Pitfall Symptom Solution
Missing invariant checks intermittent incorrect success enforce transition guards
Unclear metadata hard root-cause analysis include index/term/owner in responses
Over-aggressive tuning flapping and false positives calibrate with baseline measurements

7.2 Debugging Strategies

  • Trace one request end-to-end with correlation id.
  • Compare observed state against invariant checklist.
  • Replay deterministic failure fixture until explanation is clear.

7.3 Performance Traps

  • unbounded watchers or retries
  • synchronized timers causing burst load
  • expensive per-request policy lookup without caching plan

8. Extensions & Challenges

8.1 Beginner Extensions

  • Add richer status and error diagnostics.
  • Add idempotency key handling for retries.

8.2 Intermediate Extensions

  • Add metrics endpoint with SLO-oriented counters.
  • Add chaos test script for one network and one resource fault.

8.3 Advanced Extensions

  • Add multi-tenant isolation controls.
  • Add production-like deployment topology simulation.

9. Real-World Connections

9.1 Industry Applications

  • platform control-plane services
  • secure service networking and governance
  • resilient configuration and discovery workflows
  • HashiCorp Consul
  • HashiCorp memberlist and raft libraries
  • Envoy for sidecar traffic control patterns

9.3 Interview Relevance

This project prepares discussion on invariants, failure tradeoffs, and operational readiness.


10. Resources

10.1 Essential Reading

  • Consul architecture and subsystem docs
  • Raft and SWIM papers
  • Relevant RFC standards for DNS and TLS

10.2 Video Resources

  • HashiCorp engineering talks on Consul internals
  • distributed systems talks on incident-safe design

10.3 Tools & Documentation

  • consul, curl, jq, dig, openssl
  • packet tracing tools such as tcpdump and Wireshark
  • Previous: P03-swim-gossip-membership.md
  • Next: P05-dns-service-discovery.md

11. Self-Assessment Checklist

11.1 Understanding

  • I can explain the primary invariant from memory.
  • I can explain the main tradeoff axis and chosen defaults.
  • I can predict behavior for one major failure scenario.

11.2 Implementation

  • Functional requirements are complete.
  • Golden and failure demos are deterministic.
  • Telemetry is sufficient for root-cause analysis.
  • Edge cases are handled and documented.

11.3 Growth

  • I documented one design change caused by evidence.
  • I can explain this project in interview-level depth.
  • I can map this project to production equivalents.
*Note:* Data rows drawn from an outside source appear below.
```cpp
static int step_impl(const cmbpo_rollout_t *r, int n_alive, cmbpo_mlp_t *policy, cmbpo_mlp_t *model, cmbpo_mlp_t *v,
                     cmbpo_mlp_t *vc, int task, int ensemble, const float *d_eps, const int32_t *d_elite, float *d_mean,
                     float *d_var, bool policy_ready, const float *d_eps_next, bool *next_ready, uint32_t *d_mirror, uint32_t seq,
                     const Ahead &ahead, const float *d_xi, void *stream) {
  CMBPO_REQUIRE(r && policy && model && v && vc && d_eps && d_elite && d_mean && d_var, "cmbpo_rollout_step: NULL argument");
  CMBPO_REQUIRE(n_alive >= 1 && n_alive <= r->B, "cmbpo_rollout_step: n_alive %d not in [1, B=%d]", n_alive, r->B);
  CMBPO_REQUIRE(model->out_dim == r->obs_dim + 1 + ((task & CMBPO_TASK_LEARNED_COST) ? 1 : 0),
                "cmbpo_rollout_step: model out_dim %d does not match obs_dim %d + 1 (+ 1 with CMBPO_TASK_LEARNED_COST), task 0x%x",
                model->out_dim, r->obs_dim, task);
  if ((task & ~CMBPO_TASK_LEARNED_COST) >= CMBPO_TASK_USER_BASE)
    if (int rc0 = cmbpo_internal_task_rules_resolve("cmbpo_rollout_step", task, r->obs_dim, r->act_dim, r->act_t != nullptr, nullptr)) return rc0;
  auto w = [](const float *p) { return const_cast<float *>(p); };
  int rc;
  *next_ready = false;
  const int32_t *d_n = ahead.on ? r->iscal + CMBPO_I_N_EFF : nullptr;
  if (ahead.on)
    CMBPO_REQUIRE(n_alive <= cmbpo_rollout_book_pre_max_rows() && !r->use_host_budget && d_mirror && cmbpo_critic_pair_supported(v, vc),
                  "cmbpo_rollout_run: look-ahead needs the small-batch step");
  if (!policy_ready &&
      (rc = cmbpo_policy_forward(policy, r->cur_obs, r->obs_dim, d_eps, r->alive_idx, d_n, n_alive, w(r->act_t), w(r->logp_t),
                                 w(r->mu_t), w(r->ls_t), stream)))
    return rc;
  if ((rc = cmbpo_ens_forward(model, r->cur_obs, r->obs_dim, r->act_t, r->act_dim, r->alive_idx, d_n, n_alive, r->B,
                              d_mean, d_var, stream)))
    return rc;
  cmbpo_disagreement_t dg;
  if (cmbpo_internal_disagreement_lookup(r, &dg)) {
    if ((rc = cmbpo_fakeenv_post_disagreement(task, ensemble, r->obs_dim, r->act_dim, d_mean, d_var, r->B, r->cur_obs, r->act_t, d_elite,
                                              r->alive_idx, d_n, n_alive, w(r->next_obs), w(r->rew_t), const_cast<uint8_t *>(r->term_t),
                                              w(r->cost_t), w(r->dkl_t), w(r->epv_t), nullptr, d_xi, dg.kappa_rew, dg.kappa_cost,
                                              dg.rew_var_t, dg.cost_var_t, stream)))
      return rc;
  } else
  if ((rc = cmbpo_fakeenv_post_noise(task, ensemble, r->obs_dim, r->act_dim, d_mean, d_var, r->B, r->cur_obs, r->act_t, d_elite,
                                     r->alive_idx, d_n, n_alive, w(r->next_obs), w(r->rew_t), const_cast<uint8_t *>(r->term_t),
                                     w(r->cost_t), w(r->dkl_t), w(r->epv_t), nullptr, d_xi, stream)))
    return rc;
  const bool small = ahead.on || (n_alive <= cmbpo_rollout_book_pre_max_rows() && !r->use_host_budget);
  const bool vec_rides = small && cmbpo_critic_pair_supported(v, vc) && n_alive < kCriticBigMin;
  if (small) {
    if ((rc = cmbpo_internal_book_pre(r, n_alive, ahead.on ? 1 : 0, vec_rides ? 0 : 1, stream))) return rc;
  } else {
    const bool fold_late = !r->use_host_budget;
    if ((rc = cmbpo_rollout_decide(r, stream))) return rc;
    if (r->uncertainty_mode || r->max_samples != 0 || r->use_host_budget)
      if ((rc = cmbpo_rollout_finish(r, 0, stream))) return rc;
    if ((rc = fold_late ? cmbpo_internal_store_nostats(r, stream) : cmbpo_rollout_store(r, stream))) return rc;
  }
  if (cmbpo_critic_pair_supported(v, vc)) {
    const bool ride = d_eps_next != nullptr && n_alive < kCriticBigMin &&
                      cmbpo_internal_critic_pair_can_ride(v, vc, policy);
    CmbpoStoreVec sv{};
    if (vec_rides) {
      const float *src[4] = {r->cur_obs, r->act_t, r->mu_t, r->ls_t};
      float *dst[4] = {r->obs_buf, r->act_buf, r->mu_buf, r->ls_buf};
      const int dim[4] = {r->obs_dim, r->act_dim, r->act_dim, r->act_dim};
      for (int f = 0; f < 4; ++f) { sv.src[f] = src[f]; sv.dst[f] = dst[f]; sv.dim[f] = dim[f]; }
// ... 4 lines not shown
                                              ride ? policy : nullptr, d_eps_next, w(r->act_t), w(r->logp_t), w(r->mu_t), w(r->ls_t),
                                              stream, vec_rides ? &sv : nullptr)))
      return rc;
    *next_ready = ride;
  } else {
    if ((rc = cmbpo_ens_predict_mean(v, r->next_obs, r->obs_dim, r->alive_idx, nullptr, n_alive, w(r->v_n), stream))) return rc;
    if ((rc = cmbpo_ens_predict_mean(vc, r->next_obs, r->obs_dim, r->alive_idx, nullptr, n_alive, w(r->vc_n), stream))) return rc;
  }
  if (small) {
    if ((rc = d_mirror ? cmbpo_internal_book_post_mirror(r, n_alive, d_mirror, seq, ahead.on ? 1 : 0, ahead.min_alive, ahead.stop_total,
                                                         stream)
                       : cmbpo_rollout_book_post(r, n_alive, stream)))
      return rc;
    return 1;
  }
  return r->use_host_budget ? cmbpo_rollout_finish(r, 1, stream) : cmbpo_internal_finish_post_fold(r, stream);
}

extern "C" int cmbpo_rollout_step(const cmbpo_rollout_t *r, int n_alive, cmbpo_mlp_t *policy, cmbpo_mlp_t *model,
                                  cmbpo_mlp_t *v, cmbpo_mlp_t *vc, int task, int ensemble, const float *d_eps,
                                  const int32_t *d_elite, float *d_mean, float *d_var, void *stream) {
  bool unused = false;
  return step_impl(r, n_alive, policy, model, v, vc, task, ensemble, d_eps, d_elite, d_mean, d_var, false, nullptr, &unused, nullptr, 0u,
                   Ahead{}, r ? r->xi : nullptr, stream);
}

namespace {
constexpr int kMirrorSlots = 64, kMirrorDwords = 128, kMaxDevices = 64;
struct Mirror {
  uint32_t *h = nullptr, *d = nullptr;
  bool tried = false;
};
Mirror g_mirror[kMaxDevices];
std::mutex g_mirror_mu;
std::atomic<uint32_t> g_seq{0};

uint32_t next_seq() {
  uint32_t s = g_seq.fetch_add(1, std::memory_order_relaxed) + 1;
  return s ? s : g_seq.fetch_add(1, std::memory_order_relaxed) + 1;
// ... 59 lines not shown
    }
    { const float *t = r->cur_obs; r->cur_obs = r->next_obs; r->next_obs = t; }
    { const float *t = r->v_t; r->v_t = r->v_n; r->v_n = t; }
    { const float *t = r->vc_t; r->vc_t = r->vc_n; r->vc_n = t; }
    r->ptr += 1;
  };
  while (done < max_steps && n_alive > 0 && r->ptr < r->T) {
    Mirror &mir = mirror();
    if (mir.d && n_alive <= cmbpo_rollout_book_pre_max_rows() && cmbpo_critic_pair_supported(v, vc)) {
      Ahead ah;
      ah.on = true; ah.min_alive = min_alive; ah.stop_total = stop_total;
      if (int rc = cmbpo_internal_spec_words(r, 1, stream)) return rc;
      struct Pend { int slot; uint32_t seq; };
      auto enqueue = [&](int k, Pend &p) -> int {
        const float *eps_next = k + 1 < max_steps ? d_eps + (size_t)(k + 1) * eps_stride : nullptr;
        bool next_ready = false;
        p.slot = k % kMirrorSlots;
        p.seq = next_seq();
        const int rc = step_impl(r, n_alive, policy, model, v, vc, task, ensemble, d_eps + (size_t)k * eps_stride,
                                 d_elite + (size_t)k * elite_stride, d_mean, d_var, ready, eps_next, &next_ready,
                                 mir.d + (size_t)p.slot * kMirrorDwords, p.seq, ah, xi_at(k), stream);
        ready = next_ready;
        if (rc == 0) cmbpo_set_error("cmbpo_rollout_run: look-ahead step took the large-batch path");
        return rc == 1 ? CMBPO_OK : (rc == 0 ? CMBPO_EINVAL : rc);
      };
      Pend cur{}, nxt{};
      if (int rc = enqueue(done, cur)) return rc;
      bool halted = false;
      for (;;) {
        advance(true);
        const bool more = done + 1 < max_steps && r->ptr < r->T;
        if (more)
          if (int rc = enqueue(done + 1, nxt)) return rc;
        const uint32_t *h_slot = mir.h + (size_t)cur.slot * kMirrorDwords;
        if (int rc2 = wait_mirror(h_slot, cur.seq, (hipStream_t)stream)) return rc2;
        char *h = static_cast<char *>(h_scalars) + (size_t)done * 384;
        memcpy(h, h_slot, 384);
        const int32_t *isc = reinterpret_cast<const int32_t *>(h);
        n_alive = isc[CMBPO_I_N_ALIVE];
        halted = isc[CMBPO_I_HALT] != 0;
        ++done;
        if (halted || !more) break;
        cur = nxt;
      }
      if (halted)
        if (int rc = cmbpo_internal_spec_words(r, 0, stream)) return rc;
      break;
    }
    const float *eps_next = done + 1 < max_steps ? d_eps + (size_t)(done + 1) * eps_stride : nullptr;
    bool next_ready = false;
    const int slot = done % kMirrorSlots;
    const uint32_t seq = next_seq();
    uint32_t *d_slot = mir.d ? mir.d + (size_t)slot * kMirrorDwords : nullptr;
    int rc = step_impl(r, n_alive, policy, model, v, vc, task, ensemble, d_eps + (size_t)done * eps_stride,
                       d_elite + (size_t)done * elite_stride, d_mean, d_var, ready, eps_next, &next_ready, d_slot, seq, Ahead{},
                       xi_at(done), stream);
    ready = next_ready;
    if (rc != 0 && rc != 1) return rc;
    char *h = static_cast<char *>(h_scalars) + (size_t)done * 384;
    if (rc == 1 && d_slot != nullptr) {
      const uint32_t *h_slot = mir.h + (size_t)slot * kMirrorDwords;
      if (int rc2 = wait_mirror(h_slot, seq, (hipStream_t)stream)) return rc2;
      memcpy(h, h_slot, 384);
    } else if (d_slot != nullptr) {
      const uint32_t *h_slot = mir.h + (size_t)slot * kMirrorDwords;
      if (int rc2 = cmbpo_internal_scalars_mirror(r, d_slot, seq, stream)) return rc2;
      if (eps_next != nullptr && !ready && r->ptr + 1 < r->T) {
        auto w = [](const float *q) { return const_cast<float *>(q); };
        if (int rc2 = cmbpo_policy_forward(policy, r->next_obs, r->obs_dim, eps_next, r->alive_idx, nullptr, n_alive, w(r->act_t),
                                           w(r->logp_t), w(r->mu_t), w(r->ls_t), stream))
          return rc2;
        ready = true;
      }
      if (int rc2 = wait_mirror(h_slot, seq, (hipStream_t)stream)) return rc2;
      memcpy(h, h_slot, 384);
    } else if (int rc2 = cmbpo_rollout_read_scalars(r, h, stream)) {
      return rc2;
    }
    const int32_t *isc = reinterpret_cast<const int32_t *>(h);
    const double *dsc = reinterpret_cast<const double *>(h + 128);
    const int fin = isc[CMBPO_I_N_FIN_PRE] + isc[CMBPO_I_N_FIN_POST];
// ... 17 lines not shown
```

Before: 73.87 million imagined env-steps/s.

12. Submission / Completion Criteria

Minimum Viable Completion:

  • one deterministic happy path
  • one deterministic safe-failure path
  • one observability view that explains state

Full Completion:

  • all minimum criteria plus edge-case validation
  • implementation decision rationale documented

Excellence (Going Above & Beyond):

  • multi-fault scenario drill with stable behavior
  • concise incident runbook with remediation order

13 Additional Content Rules (Applied)

  • Determinism: fixed fixtures and repeatable demos.
  • Outcome completeness: success and failure demo intent included.
  • Cross-linking: related project references included.
  • No placeholders: all sections are actionable.